The only animals I would never put in with goats is miniature horses. They will worry those goats to death and nip them endlessly, pulling hair out, and even drawing blood.


----------



## topside1 (Sep 23, 2005)

Wendy, I run my steers with the goats 24/7 and 99% of the time all is well. Every once in a while the steers will act like they are on loco weed and start chasing the goats, just in short bursts. The goats just kind of expect a few minutes of wildness from time to time....I think it is more playing than anything else.


----------



## lyceum (Oct 20, 2006)

Our feeder calf pen has 2 full time goat residents.

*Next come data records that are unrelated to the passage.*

OCTA_HD inline void phase_satisfy_art(const Blk &b, const SimArrays &A, const SimConst &C, const IterParams &P) {
    const double zext = C.sz;
    SampleScalars *sc = A.sc;
    const int nb = sc->new_begin[0], ne = sc->new_end[0];
    const int n_new = ne - nb, n_oxy = sc->n_oxy;
    if (n_new <= 0 || n_oxy <= 0) return;
    const double ek = P.eps_k, ek2 = ek * ek;
    long t0 = OCTA_SUBPROF_T0();
    for (int i = b.tid; i < n_oxy; i += b.nth) A.removed[i] = 0;
    int *ctl = b.coll() + 100;
    if (b.tid == 0) { ctl[0] = 0; ctl[1] = 0; ctl[2] = 0; }
    unsigned char *xf = reinterpret_cast<unsigned char *>(A.nn);
    static_assert((size_t)NCAP <= (size_t)OCAP * sizeof(int), "group flags fit the nearest-node list");
    for (int j = b.tid; j < n_new && j < NCAP; j += b.nth) xf[j] = 0;
    b.sync();
    {
        int *new_ids = A.tmp_int;
        for (int j = b.tid; j < n_new; j += b.nth) new_ids[j] = nb + j;
        b.sync();
        Grid G = grid_build(b, A, A.npos[0], new_ids, n_new, ek);
        for (int o = b.tid; o < n_oxy; o += b.nth) {
            const V3 p = ld3(A.oxy + 3 * o);
            grid_visit(G, p.x, p.y, ek, [&](int j, const V3 &q) {
                if (sqdist(p, q) <= ek2) {
                    int slot = atomic_add_int(&ctl[0], 1);
                    if (slot < PCAP) A.pairs[slot] = ((unsigned)(j - nb) << IDX_BITS) | (unsigned)o;
                    A.removed[o] = 1;
                }
            });
        }
        b.sync();
    }
    OCTA_SUBPROF(sc, 12, t0);
    int n_pairs = ctl[0];
    if (n_pairs > PCAP) { if (b.tid == 0) atomic_or_int(&sc->err, ERR_PAIR_CAP); n_pairs = PCAP; }
    if (n_new > (1 << (32 - IDX_BITS))) { if (b.tid == 0) atomic_or_int(&sc->err, ERR_PAIR_CAP); }
    b.sync();
    if (n_pairs == 0) return;
    {
        const int n_ven = sc->n_nodes[1];
        int *rem = A.tmp_int;
        int n_rem = 0;
        {
            const int chunk = (n_oxy + b.nth - 1) / b.nth;
            const int i0 = b.tid * chunk < n_oxy ? b.tid * chunk : n_oxy, i1 = (i0 + chunk < n_oxy) ? i0 + chunk : n_oxy;
            int local = 0;
            for (int o = i0; o < i1; o++) local += A.removed[o] ? 1 : 0;
            int ex;
            n_rem = blk_scan(b, local, &ex);
            int run = ex;
            for (int o = i0; o < i1; o++) if (A.removed[o]) rem[run++] = o;
        }
        b.sync();
        for (int k = b.tid; k < n_rem; k += b.nth) {
            const int o = rem[k];
            A.ven_near[o] = 0;
            A.hashes[o] = py_hash_tuple3(ld3(A.oxy + 3 * o));
        }
        Grid G = grid_build(b, A, A.oxy, rem, n_rem, ek);
        constexpr int VB = 4;
        for (int j0 = b.tid; j0 < n_ven; j0 += VB * b.nth) {
            V3 qv[VB];
#pragma unroll
            for (int u = 0; u < VB; u++) { const int j = j0 + u * b.nth; qv[u] = ld3(A.npos[1] + 3 * (j < n_ven ? j : n_ven - 1)); }
#pragma unroll
            for (int u = 0; u < VB; u++) {
                if (j0 + u * b.nth >= n_ven) break;
                const V3 q = qv[u];
                grid_visit(G, q.x, q.y, ek, [&](int o, const V3 &p) {
                    if (sqrt(sqdist(q, p)) <= ek) A.ven_near[o] = 1;
                });
            }
        }
        b.sync();
    }
    OCTA_SUBPROF(sc, 12, t0);
    bool set_in_lds = false;
    int rung = 0;
    bool from_partial = false;
    auto sink_of = [&](unsigned pr) -> int {
        const unsigned low = pr & IDX_MASK;
        return (rung == 2 || (rung == 1 && xf[pr >> IDX_BITS])) ? (int)A.kd_idx[low] : (int)low;
    };
#ifdef OCTA_SIM_DEBUG_SAT
    int dbg_n_ins = -1, dbg_mask = -1, dbg_base = -1;
    const int dbg_n_co2_in = sc->n_co2;
#endif
    while (true) {
        const int vslot = rung == 1 ? 2 : 1;
        if (rung > 0) {
            if (rung == 1) {
                for (int i = b.tid; i < n_pairs; i += b.nth) {
                    const unsigned pr = A.pairs[i];
                    if (xf[pr >> IDX_BITS]) A.removed[pr & IDX_MASK] = 3;
                }
            } else if (OCTA_UNLIKELY(from_partial)) {
                for (int i = b.tid; i < n_pairs; i += b.nth) {
                    const unsigned pr = A.pairs[i];
                    if (xf[pr >> IDX_BITS]) A.pairs[i] = (pr & ~IDX_MASK) | (unsigned)A.kd_idx[pr & IDX_MASK];
                }
            }
            b.sync();
            const unsigned char need_bits = rung == 1 ? (unsigned char)2 : (unsigned char)0xff;
            kd_build(b, A.oxy, n_oxy, A.kd_idx, A.kd_rank, reinterpret_cast<float *>(A.tmp_dbl), 0.0, zext, sc->kdprof, A.removed, true, need_bits);
#if OCTA_SIM_DUP & 1
            kd_build(b, A.oxy, n_oxy, A.kd_idx, A.kd_rank, reinterpret_cast<float *>(A.tmp_dbl), 0.0, zext, nullptr, A.removed, true, need_bits);
#endif
            for (int i = b.tid; i < n_pairs; i += b.nth) {
                unsigned pr = A.pairs[i];
                if (rung == 2 || xf[pr >> IDX_BITS]) A.pairs[i] = (pr & ~IDX_MASK) | (unsigned)A.kd_rank[pr & IDX_MASK];
            }
            b.sync();
            OCTA_SUBPROF(sc, 11, t0);
        }
        unsigned *keys = reinterpret_cast<unsigned *>(b.user_of<32>());
        int n_pow2 = 1;
        while (n_pow2 < n_pairs) n_pow2 <<= 1;
        for (int i = b.tid; i < n_pow2; i += b.nth) keys[i] = i < n_pairs ? A.pairs[i] : 0xffffffffu;
        b.sync();
        if (n_pairs > 0) blk_sort_u32(b, keys, n_pow2);
        for (int i = b.tid; i < n_pairs; i += b.nth) A.pairs[i] = keys[i];
        b.sync();
        OCTA_SUBPROF(sc, 13, t0);
#if defined(__HIP_DEVICE_COMPILE__)
#if defined(OCTA_SIM_PROF_SET)
        long _pt = (long)wall_clock64();
#define PSP(slot) do { if (b.tid == 0) { long _t = (long)wall_clock64(); sc->kdprof[slot] += _t - _pt; _pt = _t; } } while (0)
#else
#define PSP(slot) do { } while (0)
#endif
        constexpr int EMPTY = 0x7fffffff;
        auto replay = [&](int *own, int *in_key, unsigned long long *in_hash, int *dk, unsigned long long *dh, int *ord0, int *ord1,
                          const int s_max) __attribute__((always_inline)) -> int {
            int n_ins = 0;
            for (int p0 = 0; p0 < n_pairs; p0 += b.nth) {
                const int i = p0 + b.tid;
                int o = -1, take = 0;
                unsigned long long hsh = 0;
                if (i < n_pairs) {
                    o = sink_of(keys[i]);
                    take = A.ven_near[o] ? 0 : 1;
                    hsh = A.hashes[o];
                }
                int ex;
                const int tot = blk_scan(b, take, &ex);
                if (take) { in_key[n_ins + ex] = (int)((keys[i] & ~IDX_MASK) | (unsigned)o); in_hash[n_ins + ex] = hsh; }
                n_ins += tot;
            }
            b.sync();
            PSP(0);
            for (int i = b.tid; i < n_ins; i += b.nth) own[(unsigned)in_key[i] & IDX_MASK] = EMPTY;
            b.sync();
            for (int i = b.tid; i < n_ins; i += b.nth) atomic_min_int(&own[(unsigned)in_key[i] & IDX_MASK], i);
            b.sync();
            int D = 0;
            for (int p0 = 0; p0 < n_ins; p0 += b.nth) {
                const int i = p0 + b.tid;
                const bool first = i < n_ins && own[(unsigned)in_key[i] & IDX_MASK] == i;
                int ex;
                const int tot = blk_scan(b, first ? 1 : 0, &ex);
                if (first) { dk[D + ex] = in_key[i]; dh[D + ex] = in_hash[i]; }
                D += tot;
            }
            b.sync();
            PSP(1);
            int S = 8, n_prev = 0;
            int *ord = ord0, *ord_next = ord1;
            while (true) {
                const int thr = (3 * (S - 1) + 4) / 5;
                const int upto = D < thr ? D : thr;
                const unsigned long long mask = (unsigned long long)(S - 1);
                for (int p = n_prev + b.tid; p < upto; p += b.nth) ord[p] = p;
                for (int e = b.tid; e < S; e += b.nth) own[e] = EMPTY;
                b.sync();
                for (int p = b.tid; p < upto; p += b.nth) {
                    int cur = p;
                    unsigned long long hsh = dh[ord[cur]], i = hsh & mask, perturb = hsh;
                    int lin = 0, nlin = (i + 9 <= mask) ? 9 : 0;
                    auto next = [&] {
                        if (lin < nlin) { lin++; return; }
                        perturb >>= 5;
                        i = (i * 5 + 1 + perturb) & mask;
                        nlin = (i + 9 <= mask) ? 9 : 0; lin = 0;
                    };
                    while (true) {
                        const int slot = (int)i + lin;
                        const int old = atomic_min_ret_int(&own[slot], cur);
                        if (old == EMPTY) break;
                        if (old > cur) {
                            cur = old;
                            hsh = dh[ord[cur]]; i = hsh & mask; perturb = hsh; lin = 0; nlin = (i + 9 <= mask) ? 9 : 0;
                            while ((int)i + lin != slot) next();
                        }
                        next();
                    }
                }
                b.sync();
                if (rung < 2) {
                    for (int p = n_prev + b.tid; p < upto; p += b.nth) {
                        const unsigned g = (unsigned)dk[p] >> IDX_BITS;
                        if (rung == 1 && xf[g]) continue;
                        const unsigned long long hsh = dh[p];
                        unsigned long long i = hsh & mask, perturb = hsh;
                        int lin = 0, nlin = (i + 9 <= mask) ? 9 : 0;
                        while (true) {
                            const int q = own[(int)i + lin];
                            if (q == p) break;
                            if (q == EMPTY || (q >= n_prev && ((unsigned)dk[q] >> IDX_BITS) == g)) {
                                if (rung == 0) xf[g] = 1;
                                atomic_or_int(&ctl[vslot], 1);
                                break;
                            }
                            if (lin < nlin) { lin++; continue; }
                            perturb >>= 5;
                            i = (i * 5 + 1 + perturb) & mask;
                            nlin = (i + 9 <= mask) ? 9 : 0; lin = 0;
                        }
                    }
                    if (b.tid == 0 && D > thr && ((unsigned)dk[thr - 1] >> IDX_BITS) == ((unsigned)dk[thr] >> IDX_BITS)) {
                        const unsigned g = (unsigned)dk[thr] >> IDX_BITS;
                        if (rung == 0) { xf[g] = 1; atomic_or_int(&ctl[vslot], 1); }
                        else if (!xf[g]) atomic_or_int(&ctl[vslot], 1);
                    }
#ifdef OCTA_SIM_KD_PARTIAL_REFUSE
                    if (b.tid == 0 && rung == 1) atomic_or_int(&ctl[vslot], 1);
#endif
                    b.sync();
                    if (rung == 1 && OCTA_UNLIKELY(ctl[vslot])) break;
                }
// ... 46 lines not shown
            unsigned long long *dh = in_hash + LSET_PAIRS;
            static_assert((size_t)(OWN_N + 4 * LSET_PAIRS + 1) * 4 + (size_t)2 * LSET_PAIRS * 8 <= (size_t)SIM_USER_BYTES, "set replay layout");
            static_assert((size_t)LSET_PAIRS * 4 <= (size_t)OWN_N * 4, "the sorted pairs (start of the table area) end before the insert stream");
            mask = replay(own, in_key, in_hash, dk, dh, ord0, ord1, S_MAX);
            t_key = own;
            set_in_lds = true;
        } else if (HBM_REPLAY && n_pairs <= PCAP) {
            int *own = A.set_key;
            int *in_key = A.tmp_int, *ord0 = A.tmp_int + PCAP;
            unsigned long long *in_hash = A.set_hash;
            unsigned long long *dh = reinterpret_cast<unsigned long long *>(A.tmp_dbl);
            int *dk = reinterpret_cast<int *>(A.tmp_dbl + OCAP), *ord1 = dk + OCAP;
            mask = replay(own, in_key, in_hash, dk, dh, ord0, ord1, SETCAP / 2);
            t_key = own;
            set_in_lds = true;
        }
        if (set_in_lds && (rung == 2 || !ctl[vslot])) {
            const int n_co2_0 = sc->n_co2;
            int base = 0;
            {
                const int per = (mask + 1 + b.nth - 1) / b.nth;
                const int e0 = b.tid * per < mask + 1 ? b.tid * per : mask + 1, e1 = e0 + per < mask + 1 ? e0 + per : mask + 1;
                int cnt = 0;
                for (int e = e0; e < e1; e++) cnt += t_key[e] >= 0 ? 1 : 0;
                int ex2;
                base = blk_scan(b, cnt, &ex2);
                int dst = n_co2_0 + ex2;
                constexpr int RB = 8;
                for (int eb = e0; eb < e1; eb += RB) {
                    int k[RB];
                    V3 v[RB];
#pragma unroll
                    for (int u = 0; u < RB; u++) { k[u] = eb + u < e1 ? t_key[eb + u] : -1; }
#pragma unroll
                    for (int u = 0; u < RB; u++) v[u] = ld3(A.oxy + 3 * (k[u] >= 0 ? k[u] : 0));
#pragma unroll
                    for (int u = 0; u < RB; u++)
                        if (k[u] >= 0) { if (dst < CCAP) st3(A.co2 + 3 * dst, v[u]); dst++; }
                }
            }
            b.sync();
            PSP(4);
            if (b.tid == 0) {
                int n_co2 = n_co2_0 + base;
                if (n_co2 > CCAP) { sc->err |= ERR_CO2_CAP; n_co2 = CCAP; }
                sc->n_co2 = n_co2;
            }
#ifdef OCTA_SIM_DEBUG_SAT
            dbg_mask = mask; dbg_base = base;
#endif
        }
#undef PSP
#endif
        if (!set_in_lds && b.tid == 0) {
            PySetView S;
            S.hash = A.set_hash; S.key = A.set_key; S.err = &sc->err; S.cap = SETCAP;
            pyset_init(S);
            int *cw = reinterpret_cast<int *>(A.tmp_dbl);
            static_assert((size_t)SETCAP / 2 <= (size_t)2 * OCAP, "certificate table");
            int D = 0;
            for (int i = 0; i < n_pairs; i++) {
                const unsigned pr = A.pairs[i];
                const int o = sink_of(pr);
                if (!A.ven_near[o]) {
                    const int used = S.used;
                    pyset_add(S, o, A.hashes[o]);
                    if (rung < 2 && S.used != used) { cw[D] = o; cw[OCAP + D] = (int)(pr >> IDX_BITS); D++; }
                }
            }
            if (rung < 2 && pyset_order_check(cw, cw + OCAP, A.hashes, D, cw + 4 * OCAP, cw + 2 * OCAP, cw + 3 * OCAP, SETCAP / 2, xf, rung == 1)) ctl[vslot] = 1;
#ifdef OCTA_SIM_KD_PARTIAL_REFUSE
            if (rung == 1) ctl[vslot] = 1;
#endif
            if (rung == 2 || !ctl[vslot]) {
                int n_co2 = sc->n_co2;
                for (int e = 0; e <= S.mask; e++)
                    if (S.key[e] >= 0) {
                        if (n_co2 >= CCAP) { sc->err |= ERR_CO2_CAP; break; }
                        int o = S.key[e];
                        A.co2[3 * n_co2] = A.oxy[3 * o]; A.co2[3 * n_co2 + 1] = A.oxy[3 * o + 1]; A.co2[3 * n_co2 + 2] = A.oxy[3 * o + 2];
                        n_co2++;
                    }
                sc->n_co2 = n_co2;
            }
        }
        b.sync();
        OCTA_SUBPROF(sc, 14, t0);
        if (rung < 2 && ctl[vslot]) {
#ifdef OCTA_SIM_KD_NOPARTIAL
            rung = 2;
#else
            from_partial = rung == 1;
            rung++;
#endif
            continue;
        }
        if (b.tid == 0) sc->kd_path[rung]++;
        break;
    }
#if defined(OCTA_SIM_DEBUG_SAT) && !defined(OCTA_SIM_ITER_PROF)
    {
        int ex, loc;
        loc = 0; for (int o = b.tid; o < n_oxy; o += b.nth) loc += A.removed[o] ? 1 : 0;
        const int c_rem = blk_scan(b, loc, &ex);
        loc = 0; for (int o = b.tid; o < n_oxy; o += b.nth) loc += (A.removed[o] && A.ven_near[o]) ? 1 : 0;
        const int c_ven = blk_scan(b, loc, &ex);
        unsigned char *mark = reinterpret_cast<unsigned char *>(A.tmp_dbl);
        for (int o = b.tid; o < 2 * n_oxy; o += b.nth) mark[o] = 0;
        b.sync();
        for (int i = b.tid; i < n_pairs; i += b.nth) {
            const int o = sink_of(A.pairs[i]);
            mark[o] = 1;
            if (!A.ven_near[o]) mark[n_oxy + o] = 1;
        }
        b.sync();
        loc = 0; for (int o = b.tid; o < n_oxy; o += b.nth) loc += mark[o];
        const int c_pair_all = blk_scan(b, loc, &ex);
        loc = 0; for (int o = b.tid; o < n_oxy; o += b.nth) loc += mark[n_oxy + o];
        const int c_pair_take = blk_scan(b, loc, &ex);
        loc = 0; for (int o = b.tid; o < n_oxy; o += b.nth) loc += (mark[o] != (A.removed[o] ? 1 : 0)) ? 1 : 0;
        const int c_pair_vs_removed = blk_scan(b, loc, &ex);
        int c_slots = -1, c_in_distinct = -1, c_slot_bad = -1;
        if (set_in_lds) {
            const int *t_key = reinterpret_cast<const int *>(b.user());
            const int *in_key = t_key + (OCAP > LSET_CAP / 2 ? OCAP : LSET_CAP / 2);
            loc = 0; for (int e = b.tid; e <= dbg_mask; e += b.nth) loc += t_key[e] >= 0 ? 1 : 0;
            c_slots = blk_scan(b, loc, &ex);
            loc = 0; for (int e = b.tid; e <= dbg_mask; e += b.nth) { const int k = t_key[e]; if (k >= 0 && (k >= n_oxy || !A.removed[k] || A.ven_near[k])) loc++; }
            c_slot_bad = blk_scan(b, loc, &ex);
            for (int o = b.tid; o < n_oxy; o += b.nth) mark[o] = 0;
            b.sync();
            for (int i = b.tid; i < dbg_n_ins; i += b.nth) { const int k = (int)((unsigned)in_key[i] & IDX_MASK); if (k < n_oxy) mark[k] = 1; }
            b.sync();
            loc = 0; for (int o = b.tid; o < n_oxy; o += b.nth) loc += mark[o];
            c_in_distinct = blk_scan(b, loc, &ex);
        }
        b.sync();
        if (b.tid == 0 && A.dbg) {
            int *row = A.dbg + 16 * A.dbg_it;
            row[0] = n_new; row[1] = n_oxy; row[2] = n_pairs; row[3] = c_rem; row[4] = c_ven; row[5] = c_pair_all; row[6] = c_pair_take;
            row[7] = c_pair_vs_removed; row[8] = dbg_n_ins; row[9] = dbg_mask; row[10] = dbg_base; row[11] = c_slots; row[12] = c_in_distinct;
            row[13] = c_slot_bad; row[14] = dbg_n_co2_in; row[15] = sc->n_co2;
        }
        b.sync();
    }
#endif
    const bool carry = assign_memory_covers(A, 0, n_oxy);
    int keep = compact_points(b, A.oxy, n_oxy, A.removed, A.tmp_dbl, carry ? A.nn_prev[0] : nullptr, carry ? A.nn_d2[0] : nullptr);
    if (b.tid == 0) { sc->n_oxy = keep; sc->n_cached[0] = carry ? keep : 0; }
    b.sync();
    OCTA_SUBPROF(sc, 15, t0);
}
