diff --git a/parelag_b200/csrc/pe_prog.cu b/parelag_b200/csrc/pe_prog.cu
--- a/parelag_b200/csrc/pe_prog.cu
+++ b/parelag_b200/csrc/pe_prog.cu
@@ -30,11 +30,15 @@
     return t;
 }
 
-__device__ __noinline__ void op_sell_spmv(const PeOp &o, int gw, int W, int lane)
+__device__ __forceinline__ double op_ld_value(const double *a, uint64_t pol) { return ld_stream_f64(a, pol); }
+__device__ __forceinline__ double op_ld_value(const int8_t *a, uint64_t pol) { return ld_stream_s8(a, pol); }
+
+template <typename V>
+__device__ __forceinline__ void sell_spmv_body(const PeOp &o, const V *A, int gw, int W, int lane)
 {
     const int nslices = o.i0, nrows = o.i1;
     const int *soff = (const int *)o.p[0], *J = (const int *)o.p[1];
-    const double *A = (const double *)o.p[2], *x = (const double *)o.p[3], *yin = (const double *)o.p[4];
+    const double *x = (const double *)o.p[3], *yin = (const double *)o.p[4];
     double *yout = (double *)o.p[5];
     const double alpha = o.a, beta = o.b;
     const uint64_t pol = l2_evict_first_policy();
@@ -42,19 +46,19 @@
     {
         const int o0 = __ldg(soff + s), w = __ldg(soff + s + 1) - o0;
         const int *j = J + (int64_t)o0 * 32 + lane;
-        const double *a = A + (int64_t)o0 * 32 + lane;
+        const V *a = A + (int64_t)o0 * 32 + lane;
         double acc = 0.0;
         int q = 0;
         for (; q + 4 <= w; q += 4)
         {
             const int c0 = ld_stream_s32(j + (q + 0) * 32, pol), c1 = ld_stream_s32(j + (q + 1) * 32, pol);
             const int c2 = ld_stream_s32(j + (q + 2) * 32, pol), c3 = ld_stream_s32(j + (q + 3) * 32, pol);
-            const double a0 = ld_stream_f64(a + (q + 0) * 32, pol), a1 = ld_stream_f64(a + (q + 1) * 32, pol);
-            const double a2 = ld_stream_f64(a + (q + 2) * 32, pol), a3 = ld_stream_f64(a + (q + 3) * 32, pol);
+            const double a0 = op_ld_value(a + (q + 0) * 32, pol), a1 = op_ld_value(a + (q + 1) * 32, pol);
+            const double a2 = op_ld_value(a + (q + 2) * 32, pol), a3 = op_ld_value(a + (q + 3) * 32, pol);
             const double x0 = __ldcg(x + c0), x1 = __ldcg(x + c1), x2 = __ldcg(x + c2), x3 = __ldcg(x + c3);
             acc += a0 * x0; acc += a1 * x1; acc += a2 * x2; acc += a3 * x3;
         }
-        for (; q < w; ++q) acc += ld_stream_f64(a + q * 32, pol) * __ldcg(x + ld_stream_s32(j + q * 32, pol));
+        for (; q < w; ++q) acc += op_ld_value(a + q * 32, pol) * __ldcg(x + ld_stream_s32(j + q * 32, pol));
         const int row = s * 32 + lane;
         if (row < nrows)
         {
@@ -63,6 +67,11 @@
             yout[row] = v;
         }
     }
+}
+__device__ __noinline__ void op_sell_spmv(const PeOp &o, int gw, int W, int lane)
+{
+    if (o.p[6]) sell_spmv_body(o, (const int8_t *)o.p[6], gw, W, lane);
+    else sell_spmv_body(o, (const double *)o.p[2], gw, W, lane);
 }
 
 __device__ __noinline__ void op_sell_gs(const PeOp &o, int gw, int W, int lane)
@@ -163,6 +172,21 @@
         const double *bv = (const double *)o.p[1], *x = (const double *)o.p[2];
         double *fp = (double *)o.p[3], *up = (double *)o.p[4];
         for (int64_t i = gt; i < n; i += T) { const int p = __ldg(pos + i); fp[p] = __ldcg(bv + i); up[p] = x ? __ldcg(x + i) : 0.0; }
+        break;
+    }
+    case PE_OP_PERM_IN_GS0:
+    {
+        const int *pos = (const int *)o.p[0];
+        const double *bv = (const double *)o.p[1], *l1 = (const double *)o.p[2];
+        double *fp = (double *)o.p[3], *up = (double *)o.p[4];
+        for (int64_t i = gt; i < n; i += T)
+        {
+            const int p = __ldg(pos + i);
+            const double d = (p >= o.i0 && p < o.i1) ? __ldcg(l1 + p) : 0.0;
+            const double fr = __ldcg(bv + i), ur = 0.0, acc = 0.0;
+            fp[p] = fr;
+            up[p] = d != 0.0 ? ur + (fr - acc) / d : ur;
+        }
         break;
     }
     case PE_OP_PERM_OUT:
diff --git a/parelag_b200/csrc/pe_relax.cu b/parelag_b200/csrc/pe_relax.cu
--- a/parelag_b200/csrc/pe_relax.cu
+++ b/parelag_b200/csrc/pe_relax.cu
@@ -927,12 +927,20 @@
             const bool zero_guess = !iterative_mode && sweep == 0;
             PE_TRY(sweep_halo(A, x->d, zero_guess));
             if (s->fused && !ctx->rec) { PE_TRY(launch_fused_sweep(s, b->d, x->d, zero_guess)); continue; }
-            PE_TRY(pe_launch_perm_in(ctx, n, s->pos_d, b->d, zero_guess ? nullptr : x->d, s->fp_d, s->up_d));
+            int first = -1;
+            if (zero_guess && s->nsets > 0)
+            {
+                first = 0;
+                while (first < s->nsets - 1 && s->slice_starts[first + 1] == s->slice_starts[first]) ++first;
+                PE_TRY(pe_launch_perm_in_gs0(ctx, n, s->pos_d, b->d, 32 * s->slice_starts[first], 32 * s->slice_starts[first + 1],
+                                             s->l1p_d, s->fp_d, s->up_d));
+            }
+            else PE_TRY(pe_launch_perm_in(ctx, n, s->pos_d, b->d, zero_guess ? nullptr : x->d, s->fp_d, s->up_d));
             for (int pass = 0; pass < 2; ++pass)
                 for (int cc = (pass == 1 && s->skip_turn) ? 1 : 0; cc < s->nsets; ++cc)
                 {
                     const int c = pass == 0 ? cc : s->nsets - 1 - cc;
-                    if (s->slice_starts[c + 1] == s->slice_starts[c]) continue;
+                    if (s->slice_starts[c + 1] == s->slice_starts[c] || (pass == 0 && c == first)) continue;
                     PE_TRY(pe_prof_begin(ctx, s->set_bytes[c] >= 64e6 ? 1 : 3, s->set_bytes[c]));
                     PE_TRY(pe_launch_sell_gs(ctx, s->S, s->slice_starts[c], s->slice_starts[c + 1], s->set_wmax[c], s->npad, s->fp_d, s->up_d,
                                              ghosts ? A->x_ext_d : nullptr, s->l1p_d, s->pol_gather));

As new groups of feeder calves come in, the goats are there. They get used to each other and we have not had any problems. The goats climb on and play on the 900+ pound feeder calves. They rub on them and the calves lick them. Once in awhile, they will hop around together. One of the goats is a Nigerian Dwarf and he is even fine. The only problems we have had has been water. The ND can't reach water unless the water tanks are full. We have a bucket out for him now since their is like a swamp in front of the water tanks.

Carisa


----------



## Wendy (May 10, 2002)

Great! I am getting a couple of Dexters & want to run them witht he goats. Fence is good. I am slowly replacing the board fence with cattle panels.


----------



## ozark_jewels (Oct 7, 2005)

It works.  Just remember to have the barn where the goats can get in and the cows cannot. Having a barn with adult cows laying down with goats in a small area is just a recipe for accidents.


----------



## Shirley (May 27, 2007)

The only animals I would never put in with goats is miniature horses. They will worry those goats to death and nip them endlessly, pulling hair out, and even drawing blood.

Mine don't.


----------



## genebo (Sep 12, 2004)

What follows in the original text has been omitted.